By Charles Runnells - news-press.com
Garry Marshall is famous for his Midas touch in the TV biz.
In live theater?
Not so much.
The sit-com producer’s first attempt at writing a play, “The Roast,” debuted on Broadway in 1980. The show didn’t just bomb - it got burned alive.
“I’m a trivia question!” the excitable Marshall says in a phone interview from his theater in Burbank,Calif. “‘What play was at the Winter Garden before ‘Cats?’”
Marshall, 74, chuckles.
“‘The Roast’ lasted for three nights,” he says. “And ‘Cats’ lasted for 18 years.”
Never a quitter, Marshall dusted himself off and trotted out another, more successful play (”Wrong Turn at Lungfish”). Now his musical based on his TV megahit “Happy Days” is traveling the country.
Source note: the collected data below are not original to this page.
template <int MT, int RP = 32, bool MX = false>
__device__ __forceinline__ void gemm_epilogue_store(const GemmParams& p, const f32x4 (&acc)[4][MT], float* st, int m_base,
                                                    int n_base) {
    constexpr int TPP = RP / 16, NPASS = MT / TPP, SUB = RP / 8;
    static_assert((RP == 16 || RP == 32) && MT % TPP == 0, "staging pass geometry");
    const int l = threadIdx.x & 63, g = l >> 4, lm = l & 15;
    const bool out_f32 = p.flags & MH_GEMM_OUT_F32;
    const float alpha = p.descale_a ? *p.descale_a * *p.descale_b : 1.f;
    if (out_f32) {
        f32x4 bias4[4];
#pragma unroll
        for (int j = 0; j < 4; ++j) {
            const int n = n_base + 16 * j + 4 * g;
            bias4[j] = (f32x4){0, 0, 0, 0};
            if ((p.flags & MH_GEMM_BIAS) && n < p.N) bias4[j] = *reinterpret_cast<const f32x4*>(p.bias + n);
        }
        constexpr int IB = MT % 4 == 0 ? 4 : MT % 3 == 0 ? 3 : MT;
        static_assert(MT % IB == 0, "row blocks per wave");
#pragma unroll
        for (int i0 = 0; i0 < MT; i0 += IB) {
            f32x4 add[IB][4];
#pragma unroll
            for (int ii = 0; ii < IB; ++ii) {
                const int m = m_base + 16 * (i0 + ii) + lm;
#pragma unroll
                for (int j = 0; j < 4; ++j) {
                    const int n = n_base + 16 * j + 4 * g;
                    add[ii][j] = bias4[j];
                    if ((p.flags & MH_GEMM_RESIDUAL) && m < p.M && n < p.N)
                        add[ii][j] += *reinterpret_cast<const f32x4*>(p.res + (size_t)m * p.ldr + n);
                }
            }
#pragma unroll
            for (int ii = 0; ii < IB; ++ii) {
                const int m = m_base + 16 * (i0 + ii) + lm;
#pragma unroll
                for (int j = 0; j < 4; ++j) {
                    const int n = n_base + 16 * j + 4 * g;
                    if (m < p.M && n < p.N)
                        *reinterpret_cast<f32x4*>(reinterpret_cast<float*>(p.C) + (size_t)m * p.ldc + n) = acc[j][i0 + ii] * alpha + add[ii][j];
                }
            }
        }
        return;
    }
    f32x4 cs_lo = {0, 0, 0, 0}, cs_hi = {0, 0, 0, 0};
    float s8 = 0.f;
    if constexpr (!MX) s8 = p.c8 ? *p.c8_scale : 0.f;
    float amax8 = 0.f;
    u32x4 aux_all[NPASS][SUB];
    {
        const int n = n_base + (l & 7) * 8;
        if (p.flags & (MH_GEMM_DGELU | MH_GEMM_MULAUX)) {
#pragma unroll
            for (int pass_m = 0; pass_m < NPASS; ++pass_m)
#pragma unroll
                for (int pass = 0; pass < SUB; ++pass) {
                    const int m = m_base + RP * pass_m + pass * 8 + (l >> 3);
                    aux_all[pass_m][pass] = (u32x4){0, 0, 0, 0};
                    if (m < p.M && n < p.N) {
                        if (p.flags & MH_GEMM_AUX_U8) {
                            const u32x2 b8 = *reinterpret_cast<const u32x2*>(reinterpret_cast<const uint8_t*>(p.aux_in) + (size_t)m * p.ldaux + n);
                            aux_all[pass_m][pass] = (u32x4){b8[0], b8[1], 0, 0};
                        } else {
                            aux_all[pass_m][pass] = *reinterpret_cast<const u32x4*>(p.aux_in + (size_t)m * p.ldaux + n);
                        }
                    }
                }
        }
    }
#pragma unroll
    for (int pass_m = 0; pass_m < NPASS; ++pass_m) {
#pragma unroll
        for (int i = TPP * pass_m; i < TPP * pass_m + TPP; ++i)
#pragma unroll
            for (int j = 0; j < 4; ++j)
                *reinterpret_cast<f32x4*>(st + (16 * (i - TPP * pass_m) + lm) * 68 + 16 * j + 4 * g) = acc[j][i];
        {
            const int c = (l & 7) * 8, n = n_base + c;
            f32x4 b_lo = {0, 0, 0, 0}, b_hi = {0, 0, 0, 0};
            if ((p.flags & MH_GEMM_BIAS) && n < p.N) {
                b_lo = *reinterpret_cast<const f32x4*>(p.bias + n);
                b_hi = *reinterpret_cast<const f32x4*>(p.bias + n + 4);
            }
            const u32x4 (&aux_pre)[SUB] = aux_all[pass_m];
#pragma unroll
            for (int pass = 0; pass < SUB; ++pass) {
                const int r = pass * 8 + (l >> 3), m = m_base + RP * pass_m + r;
                f32x4 lo = *reinterpret_cast<const f32x4*>(st + r * 68 + c);
                f32x4 hi = *reinterpret_cast<const f32x4*>(st + r * 68 + c + 4);
                if (m < p.M && n < p.N) {
                    if (p.descale_a) { lo = lo * alpha + b_lo; hi = hi * alpha + b_hi; }
                    else { lo += b_lo; hi += b_hi; }
                    if (p.flags & MH_GEMM_GELU) {
                        f32x4 c_lo, d_lo, c_hi, d_hi;
                        gelu_cdf_pdf4(lo, c_lo, d_lo);
                        gelu_cdf_pdf4(hi, c_hi, d_hi);
                        if (p.aux_out) {
                            f32x4 a_lo = lo, a_hi = hi;
                            if (p.flags & MH_GEMM_AUX_DGELU) { a_lo = lo * d_lo + c_lo; a_hi = hi * d_hi + c_hi; }
                            if (p.flags & MH_GEMM_AUX_U8) {
                                *reinterpret_cast<u32x2*>(reinterpret_cast<uint8_t*>(p.aux_out) + (size_t)m * p.ldaux + n) =
                                    pack_dgelu_u8x8(a_lo, a_hi);
                            } else {
                                u32x4 pk = {pack_bf2(a_lo[0], a_lo[1]), pack_bf2(a_lo[2], a_lo[3]), pack_bf2(a_hi[0], a_hi[1]),
                                            pack_bf2(a_hi[2], a_hi[3])};
                                *reinterpret_cast<u32x4*>(p.aux_out + (size_t)m * p.ldaux + n) = pk;
                            }
                        }
                        lo *= c_lo; hi *= c_hi;
                    }
                    if (p.flags & MH_GEMM_MULAUX) {
                        const u32x4 pk = aux_pre[pass];
                        if (p.flags & MH_GEMM_AUX_U8) {
                            lo *= unpack_dgelu_u8x4(pk[0]);
                            hi *= unpack_dgelu_u8x4(pk[1]);
                        } else {
                            lo *= bf2x2_to_f32x4(pk[0], pk[1]);
                            hi *= bf2x2_to_f32x4(pk[2], pk[3]);
                        }
                    }
                    if (p.flags & MH_GEMM_DGELU) {
                        const u32x4 pk = aux_pre[pass];
                        const f32x4 h_lo = {__uint_as_float(pk[0] << 16), __uint_as_float(pk[0] & 0xffff0000u),
                                            __uint_as_float(pk[1] << 16), __uint_as_float(pk[1] & 0xffff0000u)};
                        const f32x4 h_hi = {__uint_as_float(pk[2] << 16), __uint_as_float(pk[2] & 0xffff0000u),
                                            __uint_as_float(pk[3] << 16), __uint_as_float(pk[3] & 0xffff0000u)};
                        lo *= gelu_erf_grad4(h_lo);
                        hi *= gelu_erf_grad4(h_hi);
                    }
                    if (p.flags & MH_GEMM_COLSUM) { cs_lo += lo; cs_hi += hi; }
                    u32x4 pk = {pack_bf2(lo[0], lo[1]), pack_bf2(lo[2], lo[3]), pack_bf2(hi[0], hi[1]), pack_bf2(hi[2], hi[3])};
                    *reinterpret_cast<u32x4*>(reinterpret_cast<bf16_t*>(p.C) + (size_t)m * p.ldc + n) = pk;
                    if (p.c8) {
                        if constexpr (MX) {
                            const f32x4 qlo = bf2x2_to_f32x4(pk[0], pk[1]), qhi = bf2x2_to_f32x4(pk[2], pk[3]);
                            float a = 0.f;
#pragma unroll
                            for (int e = 0; e < 4; ++e) a = amax_fold(amax_fold(a, qlo[e]), qhi[e]);
                            const uint32_t sbyte = mx_scale_byte(group_amax<4>(a));
                            const float inv = mx_inv_scale(sbyte);
                            *reinterpret_cast<u32x2*>(p.c8 + (size_t)m * p.ldc8 + n) = (u32x2){pack_e4m3x4(qlo, inv), pack_e4m3x4(qhi, inv)};
                            if ((l & 3) == 0) p.c8_scales[(size_t)m * p.ldc8s + (n >> 5)] = (uint8_t)sbyte;
                        } else {
                            *reinterpret_cast<u32x2*>(p.c8 + (size_t)m * p.ldc8 + n) = pack_fp8x8(lo, hi, s8, p.flags & MH_GEMM_C8_E5M2);
#pragma unroll
                            for (int e = 0; e < 4; ++e) amax8 = amax_fold(amax_fold(amax8, lo[e]), hi[e]);
                        }
                    }
                }
            }
            if ((p.flags & MH_GEMM_COLSUM) && (RP * (pass_m + 1)) % 64 == 0) {
#pragma unroll
                for (int o = 8; o < 64; o <<= 1) {
#pragma unroll
                    for (int e = 0; e < 4; ++e) {
                        cs_lo[e] += __shfl_xor(cs_lo[e], o, 64);
                        cs_hi[e] += __shfl_xor(cs_hi[e], o, 64);
                    }
                }
                const int m_blk = m_base + RP * (pass_m + 1) - 64;
                if (l < 8 && n < p.N && m_blk < p.M) {
                    float* dst = p.colsum + (size_t)(m_blk >> 6) * p.N + n;
                    *reinterpret_cast<f32x4*>(dst) = cs_lo;
                    *reinterpret_cast<f32x4*>(dst + 4) = cs_hi;
                }
                cs_lo = (f32x4){0, 0, 0, 0}; cs_hi = (f32x4){0, 0, 0, 0};
            }
        }
    }
    if (!MX && p.c8 && p.c8_amax) {
        amax8 = wave_amax(amax8);
        if (l == 0 && amax_nonzero(amax8)) atomic_max_pos(p.c8_amax, amax8);
    }
}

It is at The Phil next week.
Marshall says he feels more positive these days about his future in live theater. In other words: Goodbye gray skies, hello blue.
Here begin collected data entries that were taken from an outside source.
int mpx_forward(mpx_engine* h, const int32_t* label, float* score, int32_t* pred, float* logits_out, int B,
                void* stream) {
    if (!h) return MPX_E_ARG;
    if (!label || !score || !pred || B <= 0) return fail(h, MPX_E_ARG, "forward: null pointer or empty batch");
    if (B > h->max_batch) return fail(h, MPX_E_STATE, "forward: B=%d exceeds max_batch=%d", B, h->max_batch);
    if (mpx_weights_complete(h) != 1) return fail(h, MPX_E_STATE, "forward: weights not loaded for every layer");
    float* logits = logits_out ? logits_out : h->logits;
    MPX_HIP(h, hipSetDevice(h->device));
    struct InForward {
        mpx_engine* e;
        explicit InForward(mpx_engine* e_) : e(e_) { e->in_forward = true; }
        ~InForward() { e->in_forward = false; }
    } scope(h);
    auto hi = [&](int b) -> half_t* { return b == BUF_POOL ? h->pool_hi : (b == BUF_STEM ? h->stem_hi : (b >= 0 ? h->act_hi[b] : nullptr)); };
    auto lo = [&](int b) -> half_t* { return b == BUF_POOL ? h->pool_lo : (b == BUF_STEM ? h->stem_lo : (b >= 0 ? h->act_lo[b] : nullptr)); };
    int rc = 0;
    bool skip_pool = false;
    bool stem_done = false;
    {
        int n_tab = 0, n_k0 = 0;
        for (int i = 0; i < B; ++i) {
            n_tab += h->slot_src[i] == 2;
            n_k0 += h->slot_src[i] == 1;
        }
        if (n_tab && n_tab != B)
            return fail(h, MPX_E_STATE, "forward: %d of the %d slots were staged by mpx_stem_table_apply and %d by mpx_mask_apply_normalize; one forward takes one kind", n_tab, B, n_k0);
        stem_done = n_tab == B;
    }
    bool use_bt = h->fuse_bt && h->fuse_ds && tails_ready(h);
    for (const TailBlock& tb : h->tails)
        for (int li : {tb.c1, tb.c2, tb.c3, tb.next1})
            use_bt = use_bt && h->convs[li].tile == default_tile(h->convs[li].d);
    const std::vector<Op>& ops = use_bt ? h->ops_bt : h->ops;
    for (size_t oi = 0; oi < ops.size(); ++oi) {
        const Op& o = ops[oi];
        if (stem_done && ((o.kind == OP_CONV && o.conv == 0) || (o.kind == OP_MAXPOOL && o.out == BUF_STEM))) continue;
        switch (o.kind) {
            case OP_BTAIL:
                rc = launch_btail(h, o.conv, hi(o.in), lo(o.in), hi(o.res), lo(o.res), hi(o.out), lo(o.out), hi(o.z), lo(o.z), B, as_stream(stream));
                break;
            case OP_CONV:
                if (h->fuse_pool && o.conv == 0 && oi + 1 < ops.size() && ops[oi + 1].kind == OP_MAXPOOL && stem_pool_eligible(h) &&
                    h->convs[0].tile == 1) {
                    const Op& pool = ops[oi + 1];
                    rc = launch_stem_pool(h, hi(pool.out), lo(pool.out), B, as_stream(stream));
                    skip_pool = true;
                    break;
                }
                if (h->fuse_ds && h->convs[o.conv].fuse_partner >= 0) {
                    const ConvLayer& CL = h->convs[o.conv];
                    const ConvLayer& MAIN = CL.fuse_main ? CL : h->convs[CL.fuse_partner];
                    const TileRow* r = find_tile(MAIN.tile);
                    if (MAIN.fused_loaded && r && r->dual >= 0) {
                        if (!CL.fuse_main) break;
                        rc = launch_conv_fused(h, o.conv, hi(o.in), lo(o.in), hi(o.in2), lo(o.in2), hi(o.out), lo(o.out), B, as_stream(stream));
                        break;
                    }
                }
                if (h->convs[o.conv].is_fc)
                    rc = mpx_conv_bn_act(h, o.conv, hi(o.in), lo(o.in), nullptr, nullptr, nullptr, nullptr, logits, B, stream);
                else
                    rc = mpx_conv_bn_act(h, o.conv, hi(o.in), lo(o.in), hi(o.res), lo(o.res), hi(o.out), lo(o.out), nullptr, B, stream);
                break;
            case OP_MAXPOOL:
                if (skip_pool) { skip_pool = false; break; }
                rc = mpx_maxpool3x3s2(h, hi(o.in), lo(o.in), hi(o.out), lo(o.out), B, o.hin, o.c, stream);
                break;
            case OP_MAXPOOL2: rc = mpx_maxpool2x2s2(h, hi(o.in), lo(o.in), hi(o.out), lo(o.out), B, o.hin, o.c, stream); break;
            case OP_MAXPOOL3P0: rc = mpx_maxpool3x3s2p0(h, hi(o.in), lo(o.in), hi(o.out), lo(o.out), B, o.hin, o.c, stream); break;
            case OP_AVGPOOL: rc = mpx_global_avgpool(h, hi(o.in), lo(o.in), hi(o.out), lo(o.out), B, o.hin * o.hin, o.c, stream); break;
            case OP_HEAD: rc = mpx_head_softmax_gather(h, logits, label, score, pred, B, stream); break;
            case OP_AVGPAD: rc = mpx_avgpool2_pad(h, hi(o.in), lo(o.in), hi(o.out), lo(o.out), B, o.hin, o.c >> 16, o.c & 0xffff, stream); break;
            case OP_AVGPOOL2: rc = mpx_avgpool2x2s2(h, hi(o.in), lo(o.in), hi(o.out), lo(o.out), B, o.hin, o.c, stream); break;
            case OP_AVGPOOL6: rc = mpx_global_avgpool_clamp6(h, hi(o.in), lo(o.in), hi(o.out), lo(o.out), B, o.hin * o.hin, o.c, stream); break;
            case OP_AVGLOGITS: rc = mpx_global_avgpool_logits(h, hi(o.in), lo(o.in), logits, B, o.hin * o.hin, o.c, h->logit_pitch, stream); break;
            case OP_MAXPOOL3C: {
                const ClipPool& P = h->pools3c[o.conv];
                rc = launch_pool3c(h, hi(o.in), lo(o.in), hi(o.out), lo(o.out), B, P.hin, P.stride, P.pad, P.pitch, o.conv, as_stream(stream));
                break;
            }
            case OP_DWCONV: {
                const DwLayer& D = h->dws[o.conv];
                if (D.mb) {
                    MbDwParams q;
                    std::memset(&q, 0, sizeof q);
                    q.x_hi = hi(o.in); q.x_lo = lo(o.in); q.y_hi = hi(o.out); q.y_lo = lo(o.out);
                    q.w = D.w; q.scale = D.scale; q.shift = D.shift;
                    q.hin = D.d.hin; q.ho = (D.d.hin - 1) / D.d.stride + 1; q.pitch = D.d.pitch; q.act_in = D.act_in; q.act_out = D.act_out;
                    q.rows = (long long)B * q.ho;
                    rc = launch_mbdw(h, q, D.ksize, D.d.stride, o.conv, as_stream(stream));
                    break;
                }
                DwParams p;
                std::memset(&p, 0, sizeof p);
                p.x_hi = hi(o.in); p.x_lo = lo(o.in); p.y_hi = hi(o.out); p.y_lo = lo(o.out);
                p.w = D.w; p.scale = D.scale; p.shift = D.shift;
                p.hin = D.d.hin; p.ho = (D.d.hin - 1) / D.d.stride + 1; p.pitch = D.d.pitch; p.stride = D.d.stride; p.clamp_in = D.d.clamp_in;
                p.npix = (long long)B * p.ho * p.ho;
                rc = launch_dwconv(h, p, o.conv, as_stream(stream), D.linear);
                break;
            }
            case OP_SEGATE: {
                const SeLayer& E = h->ses[o.conv];
                SeGateParams p;
                std::memset(&p, 0, sizeof p);
                p.x_hi = hi(o.in); p.x_lo = lo(o.in);
                p.w1 = E.w1; p.b1 = E.b1; p.w2 = E.w2; p.b2 = E.b2; p.gate = h->se_gate;
                p.hw = E.d.hw * E.d.hw; p.pitch = E.d.pitch; p.q = E.d.q;
                rc = launch_se_gate(h, p, B, o.conv, as_stream(stream));
                break;
            }
            case OP_SESCALE: {
                const SeLayer& E = h->ses[o.conv];
                SeScaleParams p;
                std::memset(&p, 0, sizeof p);
                p.x_hi = hi(o.in); p.x_lo = lo(o.in); p.gate = h->se_gate; p.y_hi = hi(o.out); p.y_lo = lo(o.out);
                p.pitch = E.d.pitch;
                p.per_image = (long long)E.d.hw * E.d.hw * (E.d.pitch / 8);
                p.units = (long long)B * p.per_image;
                rc = launch_se_scale(h, p, o.conv, as_stream(stream));
                break;
            }
            case OP_AVGPOOLSILU: rc = mpx_global_avgpool_silu(h, hi(o.in), lo(o.in), hi(o.out), lo(o.out), B, o.hin * o.hin, o.c, stream); break;
            case OP_SHUFFLE: {
                const ShuffleOp& S = h->shuffles[o.conv];
                ShuffleParams p;
                std::memset(&p, 0, sizeof p);
                p.a_hi = hi(o.in); p.a_lo = lo(o.in); p.b_hi = hi(o.res) + S.b_offset; p.b_lo = lo(o.res) + S.b_offset;
                p.y_hi = hi(o.out); p.y_lo = lo(o.out);
                p.npix = (long long)B * S.side * S.side;
                p.a_pitch = S.a_pitch; p.b_pitch = S.b_pitch; p.bf = S.bf; p.hp = S.hp;
                rc = launch_shuffle(h, p, o.conv, as_stream(stream));
                break;
            }
            case OP_CATNORM: {
                const NormLayer& nl = h->norms[o.conv];
                CatNormParams p;
                std::memset(&p, 0, sizeof p);
                p.f_hi = hi(o.in); p.f_lo = lo(o.in); p.r_hi = hi(o.res); p.r_lo = lo(o.res); p.y_hi = hi(o.out); p.y_lo = lo(o.out);
                p.scale = nl.scale; p.shift = nl.shift;
                p.npix = (long long)B * o.hin * o.hin;
                p.f_stride = o.g; p.c_total = o.ctot; p.c_old = o.c - o.g; p.c_begin = 0; p.c_end = o.c;
                rc = launch_catnorm(h, p, o.conv, as_stream(stream));
                break;
            }
        }
        if (rc) return rc;
    }
    return 0;
}

int mpx_stem_conv_maxpool(mpx_engine* h, void* out_hi, void* out_lo, int B, void* stream) {
    if (!h) return MPX_E_ARG;
    if (!out_hi || !out_lo || B <= 0) return fail(h, MPX_E_ARG, "stem + max pool: null pointer or empty batch");
    if (B > h->max_batch) return fail(h, MPX_E_STATE, "stem + max pool: B=%d exceeds max_batch=%d", B, h->max_batch);
    MPX_SET_DEVICE(h);
    return launch_stem_pool(h, (half_t*)out_hi, (half_t*)out_lo, B, as_stream(stream));
}

int mpx_set_fusion(mpx_engine* h, int mask) {
    if (!h) return MPX_E_ARG;
    h->fuse_pool = (mask & 1) != 0;
    h->fuse_ds = (mask & 1) != 0;
    h->fuse_bt = (mask & 2) != 0;
    return 0;
}

int mpx_bottleneck_tail(mpx_engine* h, int i, const void* t1_hi, const void* t1_lo, const void* x_hi, const void* x_lo,
                        void* out_hi, void* out_lo, void* next_hi, void* next_lo, int B, void* stream) {
    if (!h) return MPX_E_ARG;
    if (B <= 0 || (t1_hi == nullptr) != (t1_lo == nullptr) || !x_hi || !x_lo || !out_hi || !out_lo || !next_hi || !next_lo)
        return fail(h, MPX_E_ARG, "bottleneck_tail: null planes or empty batch");
    int ti = -1;
    for (size_t k = 0; k < h->tails.size(); ++k)
        if (h->tails[k].c2 == i) ti = (int)k;
    if (ti < 0) return fail(h, MPX_E_ARG, "bottleneck_tail: layer %d is not the conv2 of a block whose tail runs as one launch", i);
    {
        const TailBlock& tb = h->tails[ti];
        const size_t px = (size_t)B * h->convs[tb.c2].d.hin * h->convs[tb.c2].d.hin * sizeof(half_t);
        const size_t c_x = tb.ds >= 0 ? BT_MID : BT_OUT, c_next = (size_t)h->convs[tb.next1].d.cout;
        struct Range { const char* lo; size_t n; const char* what; };
        const Range r[8] = {{(const char*)t1_hi, px * BT_MID, "t1_hi"}, {(const char*)t1_lo, px * BT_MID, "t1_lo"},
                            {(const char*)x_hi, px * c_x, "x_hi"}, {(const char*)x_lo, px * c_x, "x_lo"},
                            {(const char*)out_hi, px * BT_OUT, "out_hi"}, {(const char*)out_lo, px * BT_OUT, "out_lo"},
                            {(const char*)next_hi, px * c_next, "next_hi"}, {(const char*)next_lo, px * c_next, "next_lo"}};
        for (int a = 0; a < 8; ++a)
            for (int b = a + 1; b < 8; ++b)
                if (r[a].lo && r[b].lo && r[a].lo < r[b].lo + r[b].n && r[b].lo < r[a].lo + r[a].n)
                    return fail(h, MPX_E_ARG, "bottleneck_tail: planes %s and %s overlap (all plane pairs must be distinct buffers)", r[a].what, r[b].what);
    }
    MPX_SET_DEVICE(h);
    return launch_btail(h, ti, (const half_t*)t1_hi, (const half_t*)t1_lo, (const half_t*)x_hi, (const half_t*)x_lo, (half_t*)out_hi,
                        (half_t*)out_lo, (half_t*)next_hi, (half_t*)next_lo, B, as_stream(stream));
}

int mpx_num_bottleneck_tails(const mpx_engine* h) { return h ? (int)h->tails.size() : MPX_E_ARG; }

int mpx_bottleneck_tail_info(const mpx_engine* h, int k, int* conv2, int* conv3, int* downsample, int* next_conv1) {
    if (!h || k < 0 || k >= (int)h->tails.size()) return MPX_E_ARG;
    if (conv2) *conv2 = h->tails[k].c2;
    if (conv3) *conv3 = h->tails[k].c3;
    if (downsample) *downsample = h->tails[k].ds;
    if (next_conv1) *next_conv1 = h->tails[k].next1;
    return 0;
}

int mpx_conv_dual_bn_act(mpx_engine* h, int i, const void* in_hi, const void* in_lo, const void* x_hi, const void* x_lo,
                         void* out_hi, void* out_lo, int B, void* stream) {
    if (!h) return MPX_E_ARG;
    if (i < 0 || i >= (int)h->convs.size() || B <= 0) return fail(h, MPX_E_ARG, "conv_dual_bn_act: bad layer index or batch");
    if (!h->convs[i].fuse_main) return fail(h, MPX_E_ARG, "conv_dual_bn_act: layer %d (%s) is not the last conv of a block with a downsample branch", i, h->convs[i].d.name);
    if (!in_hi || !in_lo || !x_hi || !x_lo || !out_hi || !out_lo) return fail(h, MPX_E_ARG, "conv_dual_bn_act: null planes");
    MPX_SET_DEVICE(h);
    return launch_conv_fused(h, i, (const half_t*)in_hi, (const half_t*)in_lo, (const half_t*)x_hi, (const half_t*)x_lo,
                             (half_t*)out_hi, (half_t*)out_lo, B, as_stream(stream));
}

That hopeful message from “Happy Days” seems particularly meaningful in these dreary times, he says. People want something to take their minds off the economy’s depressing spiral down the toilet.
“Our motto is this,” he says. “Forget about Ponzi. Go see Fonzie!”
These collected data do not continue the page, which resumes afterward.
diff --git a/rllab_amd/csrc/process_kernels.hip b/rllab_amd/csrc/process_kernels.hip
--- a/rllab_amd/csrc/process_kernels.hip
+++ b/rllab_amd/csrc/process_kernels.hip
@@ -277,6 +277,41 @@
     if (b >= B) return;
     const double a = ((double)adv_in[b] - mean) / denom + shift;
     adv_out[b] = valid[b] ? (float)a : 0.0f;
+}
+
+__global__ void __launch_bounds__(64) batch_scalars_kernel(const double* __restrict__ s, int center_adv, int positive_adv,
+                                                           rl_batch_scalars_t* __restrict__ out) {
+#pragma clang fp contract(off)
+    if (threadIdx.x != 0 || blockIdx.x != 0) return;
+    const double cnt = s[ST_COUNT];
+    double mean = 0.0, denom = 1.0, shift = 0.0;
+    if (center_adv) {
+        mean = __ddiv_rn(s[ST_ADV], cnt);
+        const double d = __dsub_rn(__ddiv_rn(s[ST_ADV2], cnt), __dmul_rn(mean, mean));
+        const double var = (0.0 > d) ? 0.0 : d;
+        denom = __dadd_rn(__dsqrt_rn(var), 1e-8);
+    }
+    if (positive_adv) shift = __dadd_rn(-__ddiv_rn(__dsub_rn(s[ST_ADVMIN], mean), denom), 1e-8);
+    const double inv = __ddiv_rn(1.0, cnt);
+    out->mean = mean;
+    out->denom = denom;
+    out->shift = shift;
+    out->inv_count = inv;
+    out->inv_count_f32 = (float)inv;
+    out->reserved_pad = 0.0f;
+}
+
+__global__ void __launch_bounds__(256)
+adv_finish_dev_kernel(size_t B, const float* __restrict__ adv_in, const uint8_t* __restrict__ valid,
+                      const rl_batch_scalars_t* __restrict__ sc, float* __restrict__ adv_out,
+                      float* __restrict__ weight_out) {
+    const size_t b = (size_t)blockIdx.x * 256 + threadIdx.x;
+    if (b >= B) return;
+    const double mean = sc->mean, denom = sc->denom, shift = sc->shift;
+    const double a = ((double)adv_in[b] - mean) / denom + shift;
+    const bool v = valid[b] != 0;
+    adv_out[b] = v ? (float)a : 0.0f;
+    if (weight_out) weight_out[b] = v ? 1.0f : 0.0f;
 }
 
 constexpr int NE_TILE = 64;
@@ -533,6 +568,23 @@
     hipLaunchKernelGGL(adv_finish_kernel, dim3((unsigned)((n_samples + 255) / 256)), dim3(256), 0,
                        (hipStream_t)stream, n_samples, adv_in, valid, mean, denom, shift, adv_out);
     return check_launch("adv_finish_kernel");
+}
+
+extern "C" int rl_batch_scalars(const double* stats20, int center_adv, int positive_adv, rl_batch_scalars_t* out,
+                                void* stream) {
+    if (!stats20 || !out) return set_error(RL_ERR_ARG, "rl_batch_scalars: bad argument");
+    hipLaunchKernelGGL(batch_scalars_kernel, dim3(1), dim3(64), 0, (hipStream_t)stream, stats20, center_adv,
+                       positive_adv, out);
+    return check_launch("batch_scalars_kernel");
+}
+
+extern "C" int rl_adv_finish_dev(size_t n_samples, const float* adv_in, const uint8_t* valid,
+                                 const rl_batch_scalars_t* scalars, float* adv_out, float* weight_out, void* stream) {
+    if (n_samples == 0 || !adv_in || !valid || !scalars || !adv_out)
+        return set_error(RL_ERR_ARG, "rl_adv_finish_dev: bad argument");
+    hipLaunchKernelGGL(adv_finish_dev_kernel, dim3((unsigned)((n_samples + 255) / 256)), dim3(256), 0,
+                       (hipStream_t)stream, n_samples, adv_in, valid, scalars, adv_out, weight_out);
+    return check_launch("adv_finish_dev_kernel");
 }
 
 extern "C" int rl_lfb_normal_eq(size_t n_samples, int obs_dim, const float* obs, const int32_t* tin,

Marshall is best known for creating, writing and producing runaway TV hits such as “Happy Days,” “Mork and Mindy,” “The Odd Couple” and “Laverne and Shirley” (starring sister Penny Marshall). He later directed a string of hit movies including “The Princess Diaries,” “Pretty Woman” and “Beaches.”
It wasn’t easy turning “Happy Days” into a musical, Marshall admits. There was a lot of trial and error.
“We workshopped it and workshopped it and workshopped it, and we feel like now we got it right.”
Some advisers wanted him to push the Milwaukee gang into the 21st century - making Fonzie gay and Potsie bipolar.
Marshall quickly rejected those ideas.
“Everybody wanted to modernize it, but that wasn’t my intention,” he says. “It’s supposed to be a feel-good, family show.”
Marshall ended up concocting an original story set to music by Academy Award-winning composer Paul Williams: Developers plan to knock down Arnold’s malt shop to make way for a shopping mall. So the gang decides to raise money through a dance contest and a wrestling match.
Marshall admits he worried about people not buying into these new versions of such familiar characters. They’re used to Henry Winkler as the super-cool biker Fonzie and redheaded Ron Howard as the squeaky-clean Richie Cunningham.
Still, people seem to eventually go with it, he says. “You’ll have a little trouble at first,” he says. “You’ll say, ‘Well, he looks a little like Ralph Malph, and that doesn’t look exactly like Potsie, and this and that. And then you get involved, and it’s fine.
“The audiences go with it after the initial shock.”
Marshall hopes his brand of peppy, feel-good sentimentality wins over audiences. At least better than “The Roast” did.
The world needs some positive vibes, he says. Not to mention more tap-dancing and singing.